When your guy scoffs at the idea of spending time with your friends, it puts you in the middle of a sticky situation as you try to balance your time and attention between them. Before you ditch your date or start snubbing your pals, consider what's causing this conflict and how careful communication can fix it.
Don't make bold assumptions or jump to conclusions about why your guy refuses to spend time with your friends. Instead of approaching the situation from the view that he must obviously hate your pals, sit him down and ask him openly why he doesn't want to go out with you and your friends. Let him know how you feel about the issue and how his actions affect your emotions. For example, start the conversation by saying, "My friends are like my family. I feel confused and hurt when you don't want to spend any time with them. Help me to understand why you don't want to hang out with them."
Being in a relationship shouldn't mean that you give up your own life or lose yourself in your partner's life, according to the experts with the TeensHealth website. If your guy is unwilling to hang with your pals, he may feel like he needs space to have his own friendships. Accept that your friends are yours, and that he has his own separate social life. Give him the space that he needs to have his own identity, and expect him to do the same for you.

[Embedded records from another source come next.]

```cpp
template <typename T>
__global__ __launch_bounds__(kVecThreads)
void vec_dot3_fx_kernel(const T* __restrict__ a, const T* __restrict__ b, const T* __restrict__ c, size_t n, double* __restrict__ partials,
                        const double* __restrict__ fxParts, int nFxParts, double* __restrict__ fxChunks)
{
    if (blockIdx.x >= (unsigned)kVecBlocks) {
        __shared__ double redHi[256], redLo[256];
        const int blk = (int)blockIdx.x - kVecBlocks;
        const int chunk = (nFxParts + kSumStageBlocks - 1) / kSumStageBlocks;
        const int lo_ = blk * chunk, hi_ = min(nFxParts, lo_ + chunk);
        double hi = 0.0, lo = 0.0;
        for (int p = lo_ + threadIdx.x; p < hi_; p += blockDim.x) dd_add2(hi, lo, fxParts[2 * (size_t)p], fxParts[2 * (size_t)p + 1]);
        dd_block_reduce(hi, lo, redHi, redLo);
        if (threadIdx.x == 0) { fxChunks[2 * blk] = hi; fxChunks[2 * blk + 1] = lo; }
        return;
    }
    __shared__ double red[kVecThreads / 64][6];
    DotAcc<sizeof(T) == 8> s0, s1, s2;
    DCA_VEC_LOOP_G(n, a, kVecBlocks,
        const Pack<T> pa = ldp_at(a + head_, iv); const Pack<T> pb = ldp_at(b + head_, iv); const Pack<T> pc = ldp_at(c + head_, iv);
        _Pragma("unroll") for (int k = 0; k < VEC; ++k) {
            const double av = pa.v[k]; const double bv = pb.v[k]; const double cv = pc.v[k];
            s0.add(av, bv); s1.add(cv, cv); s2.add(av, av);
        },
        { const double av = a[i]; const double bv = b[i]; const double cv = c[i]; s0.add(av, bv); s1.add(cv, cv); s2.add(av, av); })
    s0.wave_reduce(); s1.wave_reduce(); s2.wave_reduce();
    if ((threadIdx.x & 63) == 0) {
        double* r = red[threadIdx.x >> 6];
        r[0] = s0.hi; r[1] = s0.lo; r[2] = s1.hi; r[3] = s1.lo; r[4] = s2.hi; r[5] = s2.lo;
    }
    dot_block_store<3>(red, 3, partials, kVecBlocks);
}
__global__ __launch_bounds__(1024)
void vec_final_fx_kernel(const double* __restrict__ partials, int nb, int nk, double* __restrict__ out,
                         const double* __restrict__ A, int nA, const double* __restrict__ B, int nB, double* __restrict__ fxOut)
{
    __shared__ double redHi[1024], redLo[1024];
    const int k = blockIdx.x;
    double hi = 0.0, lo = 0.0;
    if (k < nk) {
        constexpr int NT = 256;
        if ((int)threadIdx.x < NT) {
            for (int b = threadIdx.x; b < nb; b += NT) dd_add2(hi, lo, partials[2 * ((size_t)k * nb + b)], partials[2 * ((size_t)k * nb + b) + 1]);
            redHi[threadIdx.x] = hi;
            redLo[threadIdx.x] = lo;
        }
        __syncthreads();
        for (int st = NT / 2; st > 0; st >>= 1) {
            if ((int)threadIdx.x < st) dd_add2(redHi[threadIdx.x], redLo[threadIdx.x], redHi[threadIdx.x + st], redLo[threadIdx.x + st]);
            __syncthreads();
        }
        if (threadIdx.x == 0) out[k] = redHi[0] + redLo[0];
        return;
    }
    for (int b = threadIdx.x; b < nA; b += blockDim.x) dd_add2(hi, lo, A[2 * (size_t)b], A[2 * (size_t)b + 1]);
    for (int b = threadIdx.x; b < nB; b += blockDim.x) dd_add2(hi, lo, B[2 * (size_t)b], B[2 * (size_t)b + 1]);
    dd_block_reduce(hi, lo, redHi, redLo);
    if (threadIdx.x == 0) fxOut[0] = hi + lo;
}

}
```

pydca_amd/csrc/plm_engine.hip:

```cpp
#include <algorithm>
#include <chrono>
#include <cmath>

#include "dca_internal.h"
#include "more_thuente.h"
#include "vec_kernels.h"
#include "plm_plan.h"
#include "plm_stages.h"
#include "lbfgs_kernels.h"

namespace {

static_assert(kPlanXcds == kNumXcd, "the planner deals strips to this many XCDs");

#ifdef DCA_ROUND_ABLATE
__global__ void round_to_f32_kernel(double* __restrict__ p, size_t n)
{
    for (size_t i = blockIdx.x * (size_t)blockDim.x + threadIdx.x; i < n; i += (size_t)gridDim.x * blockDim.x) p[i] = (double)(float)p[i];
}
inline int round_stage_mask() { const char* e = getenv("DCA_ROUND_F32_STAGES"); return e ? atoi(e) : 0; }
#define DCA_ROUND_STAGE(bit, ptr, count)                                                                             \
    do {                                                                                                             \
        if constexpr (sizeof(T) == 8)                                                                                \
            if (round_stage_mask() & (bit))                                                                          \
                hipLaunchKernelGGL(round_to_f32_kernel, dim3(2048), dim3(256), 0, ctx->stream, reinterpret_cast<double*>(ptr), (size_t)(count)); \
    } while (0)
#else
#define DCA_ROUND_STAGE(bit, ptr, count) do { } while (0)
#endif
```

Even though your guy may seem carefree and confident around you, he may suffer from serious shyness when he's with people he doesn't know well. Shyness can put up a roadblock when it comes to interacting in unfamiliar social situations, according to psychologist Romeo Vitelli in an article for Psychology Today. Think back to how your boyfriend first acted when the two of you got together. Was he slow to warm up to you? Did he seem painfully shy? If so, while you may have brought him out of his shell, he may feel uncomfortable hanging with your entire social circle. If this is the case, start small and suggest that he go to dinner with you and one friend.

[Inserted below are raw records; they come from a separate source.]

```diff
@@ -301,7 +355,8 @@
                     if (EPI & E_LRELU) o = f4lrelu(o);
                     if (EPI & E_NORM1) o = f4norm_clamp(o, m1, r1, lo1, hi1);
                     if (y < p.H && x < p.W) {
-                        if (p.out_p8) *(f32x4*)(out_b + (size_t)(co >> 3) * ((size_t)(p.H + 2) * (p.W + 8) * 8) + ((size_t)(y + 1) * (p.W + 8) + x + 4) * 8 + (co & 7)) = o;
+                        if constexpr ((ABL & 4) != 0) { if (o[0] == 123.456f) out_b[co] = o[0]; }
+                        else if (p.out_p8) *(f32x4*)(out_b + (size_t)(co >> 3) * ((size_t)(p.H + 2) * (p.W + 8) * 8) + ((size_t)(y + 1) * (p.W + 8) + x + 4) * 8 + (co & 7)) = o;
                         else *(f32x4*)(out_b + ((size_t)(y + 1) * (p.W + 2) + x + 1) * p.Cout + co) = o;
                     }
                 }
diff --git a/rerevst-code_amd/csrc/rerevst_hip.hip b/rerevst-code_amd/csrc/rerevst_hip.hip
--- a/rerevst-code_amd/csrc/rerevst_hip.hip
+++ b/rerevst-code_amd/csrc/rerevst_hip.hip
@@ -1629,6 +1629,54 @@
     return RRV_OK;
 }
 
+int rrv_debug_conv_ups5(rrv_handle h, const float* in_ring, int B, int Hi, int Wi, int Cin, int Cout, const float* w, const float* wsc,
+                        const float* bias, const float* n1, int per_image, int out_p8, int grid_wgs, float* out, float* sc_out) {
+    if (!h || !in_ring || !w || !wsc || !bias || !n1 || !out || !sc_out) return RRV_E_ARG;
+    if (B < 1 || Hi < 1 || Wi < 1 || Cin < 64 || (Cin & 31) || Cout < 32 || (Cout & 31) || grid_wgs < 0 || grid_wgs > 4096) return RRV_E_ARG;
+    HIPCHK(hipSetDevice(h->dev));
+    RCHK(sync_all(h));
+    constexpr int EPI = E_LRELU | E_NORM1;
+    const int H = 2 * Hi, W = 2 * Wi, images = per_image ? B : 1;
+    Tens ti, to, ts;
+    ConvW cw, cs;
+    float *dbias = nullptr, *dn1 = nullptr;
+    cw.Cout = cs.Cout = Cout; cw.Cin = cs.Cin = Cin; cw.taps = 9; cs.taps = 1;
+    auto body = [&]() -> int {
+        RCHK(talloc(h, &ti, B, Hi, Wi, Cin));
+        RCHK(out_p8 ? talloc(h, &to, B * (Cout / 8), H, W + 6, 8) : talloc(h, &to, B, H, W, Cout));
+        RCHK(talloc(h, &ts, B, Hi, Wi, Cout));
+        RCHK(dalloc(h, &cw.raw, (size_t)Cout * Cin * 9, false)); RCHK(dalloc(h, &cs.raw, (size_t)Cout * Cin, false));
+        RCHK(dalloc(h, &dbias, Cout, false)); RCHK(dalloc(h, &dn1, (size_t)images * 4 * Cout, false));
+        HIPCHK(hipMemcpyAsync(ti.p, in_ring, (size_t)B * ti.img_floats() * sizeof(float), hipMemcpyHostToDevice, h->stream));
+        HIPCHK(hipMemcpyAsync(cw.raw, w, (size_t)Cout * Cin * 9 * sizeof(float), hipMemcpyHostToDevice, h->stream));
+        HIPCHK(hipMemcpyAsync(cs.raw, wsc, (size_t)Cout * Cin * sizeof(float), hipMemcpyHostToDevice, h->stream));
+        HIPCHK(hipMemcpyAsync(dbias, bias, (size_t)Cout * sizeof(float), hipMemcpyHostToDevice, h->stream));
+        HIPCHK(hipMemcpyAsync(dn1, n1, (size_t)images * 4 * Cout * sizeof(float), hipMemcpyHostToDevice, h->stream));
+        RCHK(pack_ups_sc(h, cw, cs));
+        ConvP p{};
+        p.in = ti.p; p.Hi = Hi; p.Wi = Wi; p.Cin = Cin; p.out = to.p; p.H = H; p.W = W; p.Cout = Cout; p.B = B; p.in_bstride0 = 1;
+        p.wpk = cw.pk_ups_sc; p.bias = dbias; p.n1 = dn1; p.sc_out = ts.p; p.out_p8 = out_p8 ? 1 : 0;
+        p.par_bstride = per_image ? 4 * Cout : 0;
+        p.tiles_x = (W + 31) / 32; p.tiles_y = (H + 31) / 32;
+        const unsigned slabs = (unsigned)(Cout / 32), items = (unsigned)(p.tiles_x * p.tiles_y * B) * slabs, resident = resident_wgs(h, Ups5Geo::OCC);
+        const dim3 grid(grid_wgs ? (unsigned)grid_wgs : (items < resident ? items : resident), 1);
+        p.xcd_slabs = (grid.x % 8 == 0 && (grid.x / 8) % slabs == 0) ? 1 : 0;
+        HIPCHK((wino_attr<EPI, UPW_NW, 1, 1, 1>()));
+        if (per_image) wino_launch<EPI, UPW_NW, 1, 1, 1>(p, grid, h->stream);
+        else wino_launch<EPI, UPW_NW, 1, 1, 0>(p, grid, h->stream);
+        HIPCHK(hipGetLastError());
+        HIPCHK(hipMemcpyAsync(out, to.p, (size_t)to.B * to.img_floats() * sizeof(float), hipMemcpyDeviceToHost, h->stream));
+        HIPCHK(hipMemcpyAsync(sc_out, ts.p, (size_t)B * ts.img_floats() * sizeof(float), hipMemcpyDeviceToHost, h->stream));
+        HIPCHK(hipStreamSynchronize(h->stream));
+        return h->debug ? debug_verify(h, "debug_conv_ups5") : RRV_OK;
+    };
+    const int rc = body();
+    (void)hipStreamSynchronize(h->stream);
+    tfree(&ti); tfree(&to); tfree(&ts);
+    for (float* q : {cw.raw, cs.raw, cw.pk_ups_sc, dbias, dn1}) if (q) (void)hipFree(q);
+    return rc;
+}
+
 int rrv_destroy(rrv_handle h) {
     if (!h) return RRV_E_ARG;
     (void)hipSetDevice(h->dev);
diff --git a/rerevst-code_amd/framework.py b/rerevst-code_amd/framework.py
--- a/rerevst-code_amd/framework.py
+++ b/rerevst-code_amd/framework.py
@@ -294,6 +294,20 @@
 
     def debug_selftest(self):
         self._chk(self._lib.rrv_debug_selftest(self._h))
+
+    def debug_conv_ups5(self, x, w, wsc, bias, n1, out_p8=False, grid=0):
+        x = np.ascontiguousarray(x, np.float32)
+        B, Hi, Wi, Cin = x.shape
+        Cout = int(w.shape[0])
+        ring = np.ascontiguousarray(np.pad(x, ((0, 0), (1, 1), (1, 1), (0, 0))))
+        w, wsc, bias, n1 = (np.ascontiguousarray(a, np.float32) for a in (w, wsc, bias, n1))
+        assert w.shape == (Cout, Cin, 3, 3) and wsc.size == Cout * Cin and bias.size == Cout and n1.shape in ((4, Cout), (B, 4, Cout))
+        H, W = 2 * Hi, 2 * Wi
+        out = np.empty((B, (H + 2) * (W + 8) * Cout if out_p8 else (H + 2) * (W + 2) * Cout), np.float32)
+        sc = np.empty((B, (Hi + 2) * (Wi + 2) * Cout), np.float32)
+        self._chk(self._lib.rrv_debug_conv_ups5(self._h, ring.ctypes.data, B, Hi, Wi, Cin, Cout, w.ctypes.data, wsc.ctypes.data, bias.ctypes.data,
+                                                n1.ctypes.data, int(n1.ndim == 3), int(bool(out_p8)), int(grid), out.ctypes.data, sc.ctypes.data))
+        return out, sc
 
     def debug_fail_alloc(self, nth):
         self._chk(self._lib.rrv_debug_fail_alloc(self._h, int(nth)))
```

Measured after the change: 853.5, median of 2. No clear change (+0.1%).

Consider the possibility that it's not your boyfriend who doesn't like your friends, but vice versa. If your BFF acts icy toward your guy or makes him feel like he doesn't belong in your life, he won't want to spend time with this person. If this scenario is the case, the problem has more to do with your friendship than your romantic relationship. Start at the heart of the matter and talk to your friend. While smoothing over the relationship between your friend and boyfriend is ideal, if you can't come to a compromise you may need to keep the two parts of your life separate.